EXERCISE BRIEF:
From the records below, give the number of lines that contain the string "fgrid", without any other text.

..............................

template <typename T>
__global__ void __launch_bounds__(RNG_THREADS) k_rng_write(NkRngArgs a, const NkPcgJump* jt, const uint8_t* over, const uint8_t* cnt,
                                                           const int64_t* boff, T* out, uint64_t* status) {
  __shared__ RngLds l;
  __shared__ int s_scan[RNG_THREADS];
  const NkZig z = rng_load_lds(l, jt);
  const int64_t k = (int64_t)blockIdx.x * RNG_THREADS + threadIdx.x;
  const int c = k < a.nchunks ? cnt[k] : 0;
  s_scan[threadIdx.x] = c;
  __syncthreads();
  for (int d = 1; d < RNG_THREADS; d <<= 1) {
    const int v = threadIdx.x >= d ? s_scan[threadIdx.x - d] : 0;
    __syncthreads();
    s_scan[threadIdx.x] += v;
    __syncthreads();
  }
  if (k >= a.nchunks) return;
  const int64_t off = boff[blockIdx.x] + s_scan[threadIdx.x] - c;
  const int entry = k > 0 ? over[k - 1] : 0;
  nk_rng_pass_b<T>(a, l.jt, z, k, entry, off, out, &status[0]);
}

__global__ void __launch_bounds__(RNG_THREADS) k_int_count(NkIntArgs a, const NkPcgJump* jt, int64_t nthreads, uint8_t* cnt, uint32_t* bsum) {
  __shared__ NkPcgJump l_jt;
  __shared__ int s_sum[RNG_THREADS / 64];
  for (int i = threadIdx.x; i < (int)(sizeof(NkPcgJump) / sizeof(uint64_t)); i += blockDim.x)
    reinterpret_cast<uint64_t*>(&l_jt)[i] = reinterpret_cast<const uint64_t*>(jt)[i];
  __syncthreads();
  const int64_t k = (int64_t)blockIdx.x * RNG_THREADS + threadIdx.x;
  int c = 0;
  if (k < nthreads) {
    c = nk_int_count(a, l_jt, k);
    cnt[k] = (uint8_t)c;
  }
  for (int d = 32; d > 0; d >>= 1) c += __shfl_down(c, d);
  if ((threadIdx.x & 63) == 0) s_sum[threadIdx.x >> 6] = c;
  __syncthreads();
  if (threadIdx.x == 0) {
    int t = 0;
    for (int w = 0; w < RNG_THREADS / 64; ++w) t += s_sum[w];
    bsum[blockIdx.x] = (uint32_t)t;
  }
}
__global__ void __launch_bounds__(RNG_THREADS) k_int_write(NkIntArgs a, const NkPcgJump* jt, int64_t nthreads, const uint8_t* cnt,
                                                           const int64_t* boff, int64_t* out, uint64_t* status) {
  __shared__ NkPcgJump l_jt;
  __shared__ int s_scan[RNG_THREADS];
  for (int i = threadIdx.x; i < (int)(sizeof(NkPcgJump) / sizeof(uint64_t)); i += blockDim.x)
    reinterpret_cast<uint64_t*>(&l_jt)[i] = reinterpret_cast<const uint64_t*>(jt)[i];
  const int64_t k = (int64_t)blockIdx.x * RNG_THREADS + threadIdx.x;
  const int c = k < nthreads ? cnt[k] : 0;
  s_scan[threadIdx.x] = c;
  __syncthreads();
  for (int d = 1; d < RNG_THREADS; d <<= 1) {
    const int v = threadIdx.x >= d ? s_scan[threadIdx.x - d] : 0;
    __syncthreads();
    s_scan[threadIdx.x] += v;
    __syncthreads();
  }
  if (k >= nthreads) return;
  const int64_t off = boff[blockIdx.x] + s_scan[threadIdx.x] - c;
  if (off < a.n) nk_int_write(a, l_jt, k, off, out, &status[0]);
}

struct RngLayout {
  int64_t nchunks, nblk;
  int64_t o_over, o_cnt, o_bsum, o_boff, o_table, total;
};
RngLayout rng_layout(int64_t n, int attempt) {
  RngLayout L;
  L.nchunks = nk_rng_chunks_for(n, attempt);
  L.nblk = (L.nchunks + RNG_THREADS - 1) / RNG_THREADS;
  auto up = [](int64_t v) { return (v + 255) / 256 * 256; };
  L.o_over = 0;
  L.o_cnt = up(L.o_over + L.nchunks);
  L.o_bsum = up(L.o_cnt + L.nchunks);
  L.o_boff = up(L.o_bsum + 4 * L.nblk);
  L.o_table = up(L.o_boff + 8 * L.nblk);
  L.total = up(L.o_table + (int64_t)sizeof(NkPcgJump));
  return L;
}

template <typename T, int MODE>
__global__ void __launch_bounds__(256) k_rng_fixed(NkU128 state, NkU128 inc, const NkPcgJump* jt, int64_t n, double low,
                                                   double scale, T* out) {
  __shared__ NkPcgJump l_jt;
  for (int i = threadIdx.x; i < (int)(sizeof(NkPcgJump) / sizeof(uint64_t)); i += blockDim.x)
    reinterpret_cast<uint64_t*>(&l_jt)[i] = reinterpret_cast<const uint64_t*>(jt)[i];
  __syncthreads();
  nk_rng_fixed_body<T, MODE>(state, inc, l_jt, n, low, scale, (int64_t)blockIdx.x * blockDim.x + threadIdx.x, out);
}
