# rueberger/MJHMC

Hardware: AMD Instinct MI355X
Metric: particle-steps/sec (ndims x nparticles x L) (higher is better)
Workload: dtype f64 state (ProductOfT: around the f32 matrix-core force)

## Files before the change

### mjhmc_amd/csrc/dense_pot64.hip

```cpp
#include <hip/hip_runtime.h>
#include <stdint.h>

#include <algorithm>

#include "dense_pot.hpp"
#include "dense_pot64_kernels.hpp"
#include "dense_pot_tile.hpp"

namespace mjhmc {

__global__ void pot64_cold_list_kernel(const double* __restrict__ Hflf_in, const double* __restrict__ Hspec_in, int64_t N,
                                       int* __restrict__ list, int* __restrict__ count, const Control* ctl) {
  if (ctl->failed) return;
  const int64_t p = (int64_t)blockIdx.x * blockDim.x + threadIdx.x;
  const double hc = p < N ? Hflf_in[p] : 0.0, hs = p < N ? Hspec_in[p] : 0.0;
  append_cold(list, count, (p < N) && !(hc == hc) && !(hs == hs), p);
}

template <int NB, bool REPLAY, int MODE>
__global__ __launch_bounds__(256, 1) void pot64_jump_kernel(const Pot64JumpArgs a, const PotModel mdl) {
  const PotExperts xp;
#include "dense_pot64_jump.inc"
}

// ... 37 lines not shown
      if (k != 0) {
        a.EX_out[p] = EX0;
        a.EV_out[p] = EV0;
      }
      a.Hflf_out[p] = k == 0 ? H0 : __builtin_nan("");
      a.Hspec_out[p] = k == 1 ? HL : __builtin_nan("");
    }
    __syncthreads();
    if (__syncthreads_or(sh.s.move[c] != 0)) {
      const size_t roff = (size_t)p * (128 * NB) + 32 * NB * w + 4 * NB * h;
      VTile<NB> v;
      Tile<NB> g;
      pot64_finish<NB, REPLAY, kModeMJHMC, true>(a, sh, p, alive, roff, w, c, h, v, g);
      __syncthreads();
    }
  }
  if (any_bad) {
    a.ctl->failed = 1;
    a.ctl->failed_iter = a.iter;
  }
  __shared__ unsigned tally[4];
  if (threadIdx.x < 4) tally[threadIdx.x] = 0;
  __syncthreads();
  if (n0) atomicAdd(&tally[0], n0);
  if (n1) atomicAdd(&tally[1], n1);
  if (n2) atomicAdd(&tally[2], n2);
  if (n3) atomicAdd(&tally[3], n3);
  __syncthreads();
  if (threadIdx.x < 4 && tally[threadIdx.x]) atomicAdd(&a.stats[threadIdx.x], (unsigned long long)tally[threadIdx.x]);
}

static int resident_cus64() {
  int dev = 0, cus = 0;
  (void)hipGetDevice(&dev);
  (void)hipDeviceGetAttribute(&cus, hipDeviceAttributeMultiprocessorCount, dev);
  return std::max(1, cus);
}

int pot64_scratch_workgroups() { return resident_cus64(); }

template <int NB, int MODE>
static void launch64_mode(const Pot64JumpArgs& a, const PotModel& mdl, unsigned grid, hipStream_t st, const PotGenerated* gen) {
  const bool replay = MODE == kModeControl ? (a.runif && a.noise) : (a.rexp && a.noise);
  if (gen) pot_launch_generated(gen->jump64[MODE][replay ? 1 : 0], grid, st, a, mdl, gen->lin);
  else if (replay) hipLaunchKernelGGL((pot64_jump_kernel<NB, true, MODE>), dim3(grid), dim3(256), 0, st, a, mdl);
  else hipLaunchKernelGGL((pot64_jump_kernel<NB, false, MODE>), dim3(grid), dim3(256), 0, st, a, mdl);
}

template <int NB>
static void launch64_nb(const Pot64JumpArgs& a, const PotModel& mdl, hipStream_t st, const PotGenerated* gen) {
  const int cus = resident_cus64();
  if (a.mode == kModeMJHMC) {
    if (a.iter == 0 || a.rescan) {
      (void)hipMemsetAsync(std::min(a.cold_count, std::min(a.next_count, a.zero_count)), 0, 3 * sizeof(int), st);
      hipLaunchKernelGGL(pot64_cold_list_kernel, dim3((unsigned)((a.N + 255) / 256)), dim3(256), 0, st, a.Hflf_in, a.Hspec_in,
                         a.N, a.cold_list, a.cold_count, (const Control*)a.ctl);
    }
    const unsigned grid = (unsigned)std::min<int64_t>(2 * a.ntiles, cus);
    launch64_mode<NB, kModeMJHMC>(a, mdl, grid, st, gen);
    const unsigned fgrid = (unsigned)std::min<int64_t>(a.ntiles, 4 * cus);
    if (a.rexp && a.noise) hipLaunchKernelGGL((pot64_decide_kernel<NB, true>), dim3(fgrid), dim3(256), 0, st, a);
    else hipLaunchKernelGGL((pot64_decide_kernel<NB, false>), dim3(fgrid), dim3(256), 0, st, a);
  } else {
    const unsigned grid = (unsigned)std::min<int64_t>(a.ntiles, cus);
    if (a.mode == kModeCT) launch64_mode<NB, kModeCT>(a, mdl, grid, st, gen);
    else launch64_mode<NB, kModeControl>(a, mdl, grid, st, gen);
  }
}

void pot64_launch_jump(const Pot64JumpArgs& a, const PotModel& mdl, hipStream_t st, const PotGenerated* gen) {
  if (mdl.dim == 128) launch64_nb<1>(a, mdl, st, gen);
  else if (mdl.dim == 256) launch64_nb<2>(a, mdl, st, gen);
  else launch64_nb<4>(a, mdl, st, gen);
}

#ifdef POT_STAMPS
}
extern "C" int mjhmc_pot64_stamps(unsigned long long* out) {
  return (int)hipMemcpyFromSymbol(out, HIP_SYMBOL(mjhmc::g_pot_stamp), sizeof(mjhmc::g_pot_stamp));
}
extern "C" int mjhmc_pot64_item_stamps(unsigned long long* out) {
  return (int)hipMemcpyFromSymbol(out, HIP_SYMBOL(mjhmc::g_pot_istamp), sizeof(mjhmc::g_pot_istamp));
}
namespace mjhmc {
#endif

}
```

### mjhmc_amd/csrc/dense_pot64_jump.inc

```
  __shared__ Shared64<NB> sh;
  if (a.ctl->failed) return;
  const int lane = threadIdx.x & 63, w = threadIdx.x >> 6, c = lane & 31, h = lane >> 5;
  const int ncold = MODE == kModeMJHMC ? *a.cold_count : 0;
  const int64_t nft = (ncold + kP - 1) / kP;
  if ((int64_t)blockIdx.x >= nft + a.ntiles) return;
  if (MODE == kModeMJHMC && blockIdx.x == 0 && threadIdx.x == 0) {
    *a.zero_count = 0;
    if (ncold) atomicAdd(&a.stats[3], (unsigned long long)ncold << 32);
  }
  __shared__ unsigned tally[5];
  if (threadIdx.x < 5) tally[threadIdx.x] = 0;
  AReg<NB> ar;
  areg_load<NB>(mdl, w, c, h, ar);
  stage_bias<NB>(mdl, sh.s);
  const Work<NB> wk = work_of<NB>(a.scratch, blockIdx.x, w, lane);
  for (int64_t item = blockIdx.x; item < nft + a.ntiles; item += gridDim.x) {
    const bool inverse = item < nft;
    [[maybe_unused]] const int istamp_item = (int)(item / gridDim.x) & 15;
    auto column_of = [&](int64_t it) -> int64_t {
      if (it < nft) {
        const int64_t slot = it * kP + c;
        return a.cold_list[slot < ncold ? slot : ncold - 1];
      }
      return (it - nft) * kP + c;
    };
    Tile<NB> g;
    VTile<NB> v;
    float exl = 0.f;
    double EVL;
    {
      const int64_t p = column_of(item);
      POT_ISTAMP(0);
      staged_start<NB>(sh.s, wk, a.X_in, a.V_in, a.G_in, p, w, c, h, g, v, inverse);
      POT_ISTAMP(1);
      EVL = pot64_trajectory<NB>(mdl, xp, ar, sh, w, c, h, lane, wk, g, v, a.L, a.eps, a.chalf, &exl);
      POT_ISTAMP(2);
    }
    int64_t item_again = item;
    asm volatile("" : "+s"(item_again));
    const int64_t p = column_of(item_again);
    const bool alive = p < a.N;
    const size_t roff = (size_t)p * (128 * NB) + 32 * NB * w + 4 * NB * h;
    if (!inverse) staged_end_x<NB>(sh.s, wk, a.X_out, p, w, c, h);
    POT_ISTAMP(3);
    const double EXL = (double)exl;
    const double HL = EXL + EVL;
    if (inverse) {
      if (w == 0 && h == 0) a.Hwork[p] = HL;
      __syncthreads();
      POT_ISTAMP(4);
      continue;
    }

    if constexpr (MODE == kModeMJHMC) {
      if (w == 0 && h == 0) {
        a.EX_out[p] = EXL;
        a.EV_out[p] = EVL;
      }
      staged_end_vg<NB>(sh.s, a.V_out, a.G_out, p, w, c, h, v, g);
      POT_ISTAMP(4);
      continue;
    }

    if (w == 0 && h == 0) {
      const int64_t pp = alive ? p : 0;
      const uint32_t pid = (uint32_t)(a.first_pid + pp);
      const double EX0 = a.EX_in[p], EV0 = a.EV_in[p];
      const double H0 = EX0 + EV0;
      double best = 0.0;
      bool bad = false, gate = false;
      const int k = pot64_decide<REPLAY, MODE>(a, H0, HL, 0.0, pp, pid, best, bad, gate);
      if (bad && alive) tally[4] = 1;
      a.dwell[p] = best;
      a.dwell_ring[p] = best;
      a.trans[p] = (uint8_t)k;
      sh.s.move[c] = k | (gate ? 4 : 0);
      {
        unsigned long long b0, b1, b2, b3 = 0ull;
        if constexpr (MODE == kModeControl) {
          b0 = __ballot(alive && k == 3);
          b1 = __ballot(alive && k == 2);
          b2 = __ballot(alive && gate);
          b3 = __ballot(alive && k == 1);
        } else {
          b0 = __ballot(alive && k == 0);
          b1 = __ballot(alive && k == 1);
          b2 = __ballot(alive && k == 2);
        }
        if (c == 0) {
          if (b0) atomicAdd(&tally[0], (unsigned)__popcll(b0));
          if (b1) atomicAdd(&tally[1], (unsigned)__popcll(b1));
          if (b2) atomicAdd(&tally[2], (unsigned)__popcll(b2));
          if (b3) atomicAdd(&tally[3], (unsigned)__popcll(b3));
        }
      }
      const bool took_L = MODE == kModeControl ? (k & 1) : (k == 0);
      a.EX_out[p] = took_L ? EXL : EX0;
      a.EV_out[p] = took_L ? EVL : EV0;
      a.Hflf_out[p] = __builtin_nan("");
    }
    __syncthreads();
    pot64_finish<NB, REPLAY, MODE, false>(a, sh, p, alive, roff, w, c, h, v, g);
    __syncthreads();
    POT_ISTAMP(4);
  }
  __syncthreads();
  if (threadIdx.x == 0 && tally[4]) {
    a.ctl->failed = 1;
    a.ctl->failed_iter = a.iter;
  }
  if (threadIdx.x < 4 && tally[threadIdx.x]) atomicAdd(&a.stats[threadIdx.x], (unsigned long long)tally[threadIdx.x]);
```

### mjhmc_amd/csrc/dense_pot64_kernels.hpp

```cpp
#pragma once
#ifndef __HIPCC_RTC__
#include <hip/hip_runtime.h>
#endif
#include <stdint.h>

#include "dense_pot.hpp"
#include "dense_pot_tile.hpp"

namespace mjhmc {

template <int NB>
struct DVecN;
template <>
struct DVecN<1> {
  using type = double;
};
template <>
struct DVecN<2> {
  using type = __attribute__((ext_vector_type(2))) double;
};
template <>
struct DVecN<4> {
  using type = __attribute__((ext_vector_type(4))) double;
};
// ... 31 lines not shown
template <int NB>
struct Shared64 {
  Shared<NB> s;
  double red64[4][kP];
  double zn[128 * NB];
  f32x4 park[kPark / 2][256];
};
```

..............................

OUTPUT OF THE EXERCISE:
3